** Opening SUPPLIED RECORDS block **

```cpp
template <bool REWALK, typename LenQ>
__device__ __forceinline__ void seg_walk(LenQ &&lenq, u32 tmk, u32 S, u32 SE, u32 p, bool act0, u32 &LM, u32 &MM, u32 &ex) {
  u32 const old = (REWALK && act0) ? (LM | MM) : 0u;
  vpad<ZH_PAD_W>(p);
  u32 nl = 0, nm = 0;
// ... 402 lines not shown
      in[i] = c;
      same &= i < pre || c == first;
    }
  } else {
    u8 const first = src[0];
    for (u32 i = tid; i < n; i += K1_THREADS) { u8 c = src[i]; in[i] = c; same &= c == first; }
  }
  if (tid < 16) in[n + tid] = 0;
  bool const use_dt = ws.dtab && (d.flags & ZH_F_DICT) && (d.flags & ZH_F_FIRST) && pre >= 2 * ZH_DTAB_MARGIN && d.n >= 16 &&
                      ws.dtab_P >= pre;
  bool const par_hist = !use_dt && pre >= 2 * ZH_TILE && d.n >= 16;
  u32 const pmin = (use_dt || par_hist) ? pre & ~(ZH_TILE - 1) : 0u;
  u32 const wstart = (use_dt || par_hist) ? (pre & ~(ZH_WINDOW - 1)) : 0u;
  u32 const span_s = use_dt ? pre - ZH_DTAB_MARGIN : 0u, span_e = use_dt ? pmin : 0u;
#ifdef ZH_NO_SKIP
  u32 const kskip0 = 1u << 20;
#else
  u32 const kskip0 = pre / ZH_WINDOW + 3 - wstart / ZH_WINDOW;
#endif
  u32 const lim = n > ZH_HASH_READ ? n - ZH_HASH_READ : 0;
  u32 const a0 = pre / ZH_WINDOW, nwl = (lim + ZH_WINDOW - 1) / ZH_WINDOW;
  u32 const e0p = pre - a0 * ZH_WINDOW;
  u32 const kprobe0 = a0 + ZH_PROBE_WINDOWS + 1 <= nwl && e0p <= ZH_PROBE_MAX_E0 ? a0 + ZH_PROBE_WINDOWS + 1 - wstart / ZH_WINDOW : ~0u;
  u32 next_b = 0;
  if (use_dt) {
    u32 const delta = ws.dtab_P - pre;
    const u32 *dt32 = (const u32 *)ws.dtab;
    auto clip = [&](u32 e) { return e > delta ? e - delta : 0u; };
    for (u32 i = tid; i < (HL_SIZE + HS_SIZE) / 2; i += K1_THREADS) {
      u32 const w = dt32[i];
      u32 const v = clip(w & 0xFFFFu) | (clip(w >> 16) << 16);
      u32 const j = i < HL_SIZE / 2 ? i : i + T_PAD / 2;
      ((u32 *)TL)[j] = v;
    }
    if (tid < T_PAD) ((u16 *)TL)[tid < T_PAD / 2 ? HL_SIZE + tid : HL_SIZE + T_PAD + HS_SIZE + (tid - T_PAD / 2)] = 0;
  } else {
    for (u32 i = tid; i < (HL_SIZE + HS_SIZE + 2 * T_PAD) / 2; i += K1_THREADS) ((u32 *)TL)[i] = 0;
  }
  if (tid == 0) {
    misc[MISC_ARR] = 0;
#pragma unroll
    for (u32 i = 0; i < 4; i++) misc[MISC_XCH + i] = 0;
  }
  if (!redo) {
    bool const rle = !block_any(!same, &misc[MISC_ANY], tid) && d.n >= 2;
    next_b = *s_take;
    prefetch_block(blocks, next_b, nblocks, tid, pf);
    if (rle) {
      if (tid == 0) {
        u32 one;
        __asm__ volatile("v_mov_b32 %0, 1" : "=v"(one));
        meta[0] = one - 1u; meta[1] = one - 1u; meta[2] = one;
      }
      return next_b;
    }
  } else {
    next_b = *s_take;
    k1_barrier();
  }
  if (par_hist) {
    for (u32 round = 0;; round++) {
      bool ch = false;
      for (u32 p = tid; p < pmin; p += K1_THREADS) {
        u32 lo, hi;
        ld64u(in32, p, lo, hi);
        u32 const hl = hash_of<true>(lo, hi), hs = hash_of<false>(lo, hi);
        u16 const v = (u16)(p + 1);
        if (round == 0) {
          TL[hl] = v;
          TS[hs] = v;
        } else {
          if (TL[hl] < v) { TL[hl] = v; ch = true; }
          if (TS[hs] < v) { TS[hs] = v; ch = true; }
        }
      }
      if (round == 0) k1_barrier();
      else if (!block_any(ch, &misc[MISC_ANY], tid)) break;
    }
  }

  ZH_STAMP(st_stage);
  u32 const kprobe = redo ? ~0u : kprobe0;
  bool dead = false;
  if (tid >= INS_TID) {
    __builtin_amdgcn_s_setprio(2);
    bool const lw = tid < INS_TID + 64;
    LitJob<two_tables<MODE>()> lj{in32, (u32 *)(smem + OFF_SEGM), (u32 *)(smem + OFF_LB), ws.lits(b), wstart, n, pre,
              two_tables<MODE>() && !lw ? LIT_ROUNDS / 2 : 0u, two_tables<MODE>() ? LIT_ROUNDS / 2 : (lw ? LIT_ROUNDS : 0u), 0u};
    if (tid >= INS_TID + 64)
      dead = inserter_loop<false, two_tables<MODE>()>(in32, TS, ci8, misc, n, lim, lane, ws.dbg(b), wstart, pmin, span_s, span_e, kskip0, kprobe, e0p, lj,
                                                      MODE != 2);
    else if (two_tables<MODE>())
      dead = inserter_loop<true, true>(in32, TL, ci8, misc, n, lim, lane, ws.dbg(b), wstart, pmin, span_s, span_e, kskip0, kprobe, e0p, lj, MODE != 2);
    else
      dead = idle_inserter_loop(misc, n, wstart, kprobe, e0p, lj, lane, MODE != 2);
    __builtin_amdgcn_s_setprio(0);
    if (!dead) return next_b;
  } else {
  u64 *const seq_out = ws.seq(b);
  u32 nseq_tot = 0, nlit_tot = 0, e_in = pre;
  u32 const tid_ = tid;
  u32 const wave = tid >> 6;
  u32 r_lo = 0;
  for (u32 w = 0; w < wave; w++) r_lo += rounds_of_mode<MODE>(w);
  u32 const r_hi = r_lo + rounds_of_mode<MODE>(wave);
  u32 *const ci0 = ci;
  u32 *const sgm = (u32 *)(smem + OFF_SEGM);
  u32 *const lbx = (u32 *)(smem + OFF_LB);
  u16 *const xq = (u16 *)(smem + OFF_XQ) + XQ_CAP * wave;
  u32 const nwin = (n - wstart + ZH_WINDOW - 1) / ZH_WINDOW;
  u64 *const mlist = (u64 *)(smem + OFF_ML);
  u32 nwalk_tot = 0;
  TL_DECL;
  u32 m3 = 0;
  bool skp_prev = false;
  for (u32 k = 0; k < nwin + STEPS_EXTRA; k++, m3 = m3 + 1 == LM_BUFS ? 0u : m3 + 1) {
    if (probe_dead(misc, k, kprobe)) {
      dead = true;
      break;
    }
    u32 const wsb = wstart + k * ZH_WINDOW;
    u32 const we = min(wsb + ZH_WINDOW, n);
    u32 const kb = k & 1u;
    bool const have = k < nwin && we > pre;
    u32 const wsp = wsb - ZH_WINDOW, wep = min(wsp + ZH_WINDOW, n);
    bool const prev = k >= 1 && k <= nwin && wep > pre;
    u32 const wsq = wsb - 2 * ZH_WINDOW;
    bool const prev2 = k >= 2 && k - 2 < nwin && min(wsq + ZH_WINDOW, n) > pre;
    u32 tid;
    __asm__ volatile("v_mov_b32 %0, %1" : "=v"(tid) : "v"(tid_));
    u32 const lane = tid & 63;
    u32 *const ciK = ci0 + kb * CI_WORDS, *const ciP = ci0 + (kb ^ 1u) * CI_WORDS;
    u64 *const tmK = hm + kb * NROUND, *const tmP = hm + (kb ^ 1u) * NROUND;
    static_assert(LM_BUFS == 3 && LB_BUFS == 2, "literal buffer rotation");
    u32 *const lmP = sgm + segm(m3 == 0 ? 2u : m3 - 1u);
    u32 *const lmQ = sgm + segm(m3 == 0 ? 1u : m3 == 1 ? 2u : 0u);
    u32 *const lbxq = lbx + kb * LB_WORDS;
    u64 *const mlP = mlist + (kb ^ 1u) * ML_CAP, *const mlQ = mlist + kb * ML_CAP;
    k1_barrier();
    TL_MARK(0);
    TL_STEP();
    if (probe_dead_tm(k, kprobe, e0p, MODE != 2, wep - wsp)) {
      dead = true;
      break;
    }
    ZH_STAMP(st_A);
    constexpr u32 RS = 2 * ZH_SKIP_TILES;
    static_assert(RS < NWW && (RS & 1) == 0, "miss-skip rounds");
    bool const skipk = have && skip_window_eff(misc, k, kskip0);
    if (skipk && wave != 0) {
      if constexpr (MODE == 2) {
        if (wave <= RS / L1_S) span_lengths_l1(in32, ciK, tmK, xq, wave - 1, wave, wsb, n, lane);
      } else {
        if (wave <= RS) span_lengths<MODE>(in32, ciK, tmK, xq, wave - 1, wave, wsb, we, n, lim, lane, wave == RS, 0u);
      }
      for (u32 r = RS + wave - 1; r < NROUND; r += NWW - 1) {
        ciK[cidx(64 * r + lane)] = 0;
        if (lane == 0) tmK[r] = 0;
      }
      ZH_STAMP(st_B);
    } else if (MODE == 2 && have && wave != 0) {
      if (r_lo < r_hi) span_lengths_l1(in32, ciK, tmK, xq, r_lo, r_hi, wsb, n, lane);
      ZH_STAMP(st_B);
    } else if (have && wave != 0) {
      u32 la1 = 0;
      if (wave == NWW - 1) {
        u32 const p = we + lane;
        u32 const cw = ciK[cidx(ZH_WINDOW + (lane & 1))];
        u32 const li = info_one<MODE>(in32, p, cw, n, lim, MODE != 2 && lane == 0 && p < n);
        if (lane < 2) ciK[cidx(ZH_WINDOW + lane)] = li;
        la1 = lane_value(li, 0);
      }
      span_lengths<MODE>(in32, ciK, tmK, xq, r_lo, r_hi, wsb, we, n, lim, lane, wave == NWW - 1, la1);
      ZH_STAMP(st_B);
    }
    TL_MARK(1);
    if (wave == 0 && prev) {
      u32 const wn = wep - wsp;
      u32 const S = SEGP * lane, SE = min(S + SEGP, wn);
      u32 tmk = (u32)(tmP[lane >> 1] >> (32 * (lane & 1)));
      if constexpr (ZH_ONE_BARRIER && MODE != 2) {
        bool const dt = span_top_dec(ciP, wn, skp_prev, lane, lane < NROUND);
        u32 const d = bperm(dt ? 1u : 0u, (lane - 1u) >> 1);
        tmk |= ((lane & 1u) && d) ? 1u << 31 : 0u;
      }
      u32 const e0 = e_in - wsp;
      u32 entry = lane == 0 ? e0 : max(S, e0), ex = entry;
      u32 LM = 0, MM = 0;
      auto lenq = [&](u32 q) { return ciP[cidx(q)] & 255u; };
      seg_walk<false>(lenq, tmk, S, SE, entry, true, LM, MM, ex);
      for (;;) {
#if ZH_K1_PMAX
        u32 const pe = wave_shr1(wave_scan_max_incl(ex));
#else
        u32 const pe = wave_shr1(ex);
#endif
        u32 const ne = lane == 0 ? e0 : max(pe, e0);
        bool const ch = ne != entry;
#ifdef ZH_STAMPS
        st_rounds++;
#endif
        if (!__ballot(ch)) break;
        seg_walk<true>(lenq, tmk, S, SE, ne, ch, LM, MM, ex);
        entry = ne;
      }
      e_in = wsp + lane_value(ex, 63);
      ZH_STAMP(st_J1);
      u32 const ns = (u32)__popc(MM);
      u32 const is = wave_scan_incl(ns);
      u32 const nm = lane_value(is, 63);
      lmP[lane] = LM;
      u32 const nwl = lane_value(wave_scan_incl((u32)__popc(LM)), 63);
      u32 mm = MM, q = is - ns;
      while (__ballot(mm != 0)) {
        if (mm) {
          mlP[q++] = S + (u32)__builtin_ctz(mm);
          mm &= mm - 1u;
        }
      }
      ZH_STAMP(st_J2);
      u32 covered = 0, pend = e0;
      for (u32 j0 = 0; j0 < nm; j0 += 64) {
        u32 const j = j0 + lane;
        bool const v = j < nm;
        u32 const ms = v ? (u32)mlP[j] : 0u, inf = ciP[cidx(ms)];
        u32 const len = v ? inf & 255u : 0u, off = (inf >> 8) & 0xFFFFu;
        u32 const incl = wave_scan_incl(len);
        u32 const cum = nwalk_tot + (ms - e0) - (covered + incl - len);
        u32 lo = wave_shr1(ms + len);
        if (lane == 0) lo = pend;
        pend = lane_value(ms + len, min(63u, nm - 1u - j0));
        covered += lane_value(incl, 63);
        if (v) mlP[j] = (u64)ms | ((u64)lo << ML_LO) | ((u64)len << ML_LEN) | ((u64)off << ML_OFF) | ((u64)cum << ML_CUM);
      }
      nwalk_tot += nwl;
      if (lane == 0) { misc[MISC_WNM + (kb ^ 1u)] = nm; misc[MISC_NM + ((k - 1) & 3)] = nm; }
      ZH_STAMP(st_J);
    }
    if (ZH_ONE_BARRIER && wave == 0 && lane == 0) __atomic_store_n(&misc[MISC_PF], k + 1, __ATOMIC_RELAXED);
    if (wave == REC_WAVE && prev2) {
      u32 const nm = (u32)__builtin_amdgcn_readfirstlane(misc[MISC_WNM + kb]);
      for (u32 j0 = 0; j0 < nm; j0 += 64) {
        u32 const j = j0 + lane;
        bool const v = j < nm;
        u64 const en = v ? mlQ[j] : 0ull;
        u32 const ms = (u32)en & 0x7FFu, lo = (u32)(en >> ML_LO) & 0x7FFu, len = (u32)(en >> ML_LEN) & 0x7Fu;
        u32 const off = (u32)(en >> ML_OFF) & 0xFFFFu, cum = (u32)(en >> ML_CUM);
        u32 const e = catch_up(in32, wsq + ms, off, wsq + lo, v);
        if (v) seq_out[nseq_tot + j] = (u64)cum | ((u64)len << 17) | ((u64)e << 24) | ((u64)off << 36);
        if (e) {
          for (u32 g = (ms - e) / SEGP; g <= (ms - 1) / SEGP; g++) {
            u32 const a = max(ms - e, SEGP * g) - SEGP * g, bnd = min(ms - SEGP * g, SEGP);
            atomicAnd(&lmQ[g], ~bit_range32(a, bnd));
          }
        }
      }
      u32 const lc = (u32)__popc(lmQ[lane]), lincl = wave_scan_incl(lc);
      lbxq[lane] = lincl - lc;
      if (lane == 63) lbxq[NSEG] = lincl;
      if (ZH_ONE_BARRIER) {
        nlit_tot += lane_value(lincl, 63);
        nseq_tot += nm;
      }
    }
    TL_MARK(2);
    if (!ZH_ONE_BARRIER) {
      if (lane == 0) atomicAdd(&misc[MISC_ARR], 1u);
      k1_barrier();
    }
    TL_MARK(3);
    ZH_STAMP(st_X);
    if (!ZH_ONE_BARRIER && MODE != 2 && have && wave != 0 && wave < (skipk ? RS : NWW - 1)) {
      u32 const hi = skipk ? wave : r_hi;
      u32 const i = 64 * hi - 1;
      if (lane == 0) {
        u32 const inf = ciK[cidx(i)], inf1 = ciK[cidx(i + 1)];
        if (i < we - wsb && (inf & 255u) && take_rule<MODE>(inf, inf1)) atomicOr((u32 *)&tmK[i >> 6] + ((i >> 5) & 1u), 1u << (i & 31));
      }
    }
    if (ZH_ONE_BARRIER) {
    } else if (prev2) {
      nlit_tot += (u32)__builtin_amdgcn_readfirstlane(lbxq[NSEG]);
      nseq_tot += __builtin_amdgcn_readfirstlane(misc[MISC_WNM + kb]);
    }
    ZH_STAMP(st_E);
    TL_MARK(4);
    skp_prev = skipk;
  }
  TL_FLUSH(wave, lane);
  if (!dead) {
    if (tid_ == (ZH_ONE_BARRIER ? 64u * REC_WAVE : 0u)) { meta[0] = nseq_tot; meta[1] = nlit_tot; meta[2] = 0; }
#ifdef ZH_STAMPS
    if (tid == 0) {
      u32 *dbg = ws.dbg(b);
      dbg[23] = (u32)rt0; dbg[24] = (u32)__builtin_amdgcn_s_memrealtime();
      dbg[25] = __builtin_amdgcn_s_getreg((31 << 11) | 4);
      dbg[26] = __builtin_amdgcn_s_getreg((31 << 11) | 20);
      dbg[27] = (u32)(__builtin_amdgcn_s_memtime() - mt0);
      dbg[40] = st_Bmax; dbg[41] = st_Imax; dbg[55] = st_J1; dbg[56] = st_J2; dbg[57] = st_J3;
      dbg[0] = st_stage; dbg[1] = st_A; dbg[2] = st_B; dbg[3] = st_J; dbg[4] = st_E; dbg[5] = st_rounds; dbg[20] = st_E2; dbg[21] = st_X; dbg[22] = st_E1;
    }
    if ((tid & 63) == 0 && tid < INS_TID) {
      u32 const w = tid >> 6;
#ifdef ZH_EXP_PWAIT
      ws.dbg(b)[w < 12 ? 28 + w : 53 + (w - 12)] = st_A;
#else
      ws.dbg(b)[w < 12 ? 28 + w : 53 + (w - 12)] = st_B;
// ... 170 lines not shown
```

** Closing SUPPLIED RECORDS block **

▶ **INSTRUCTIONS FOR THE TASK**
Each line holding the word "lines" must be pulled from the records.

▶ **RESPONSE TO THIS EXERCISE**
// ... 402 lines not shown
// ... 170 lines not shown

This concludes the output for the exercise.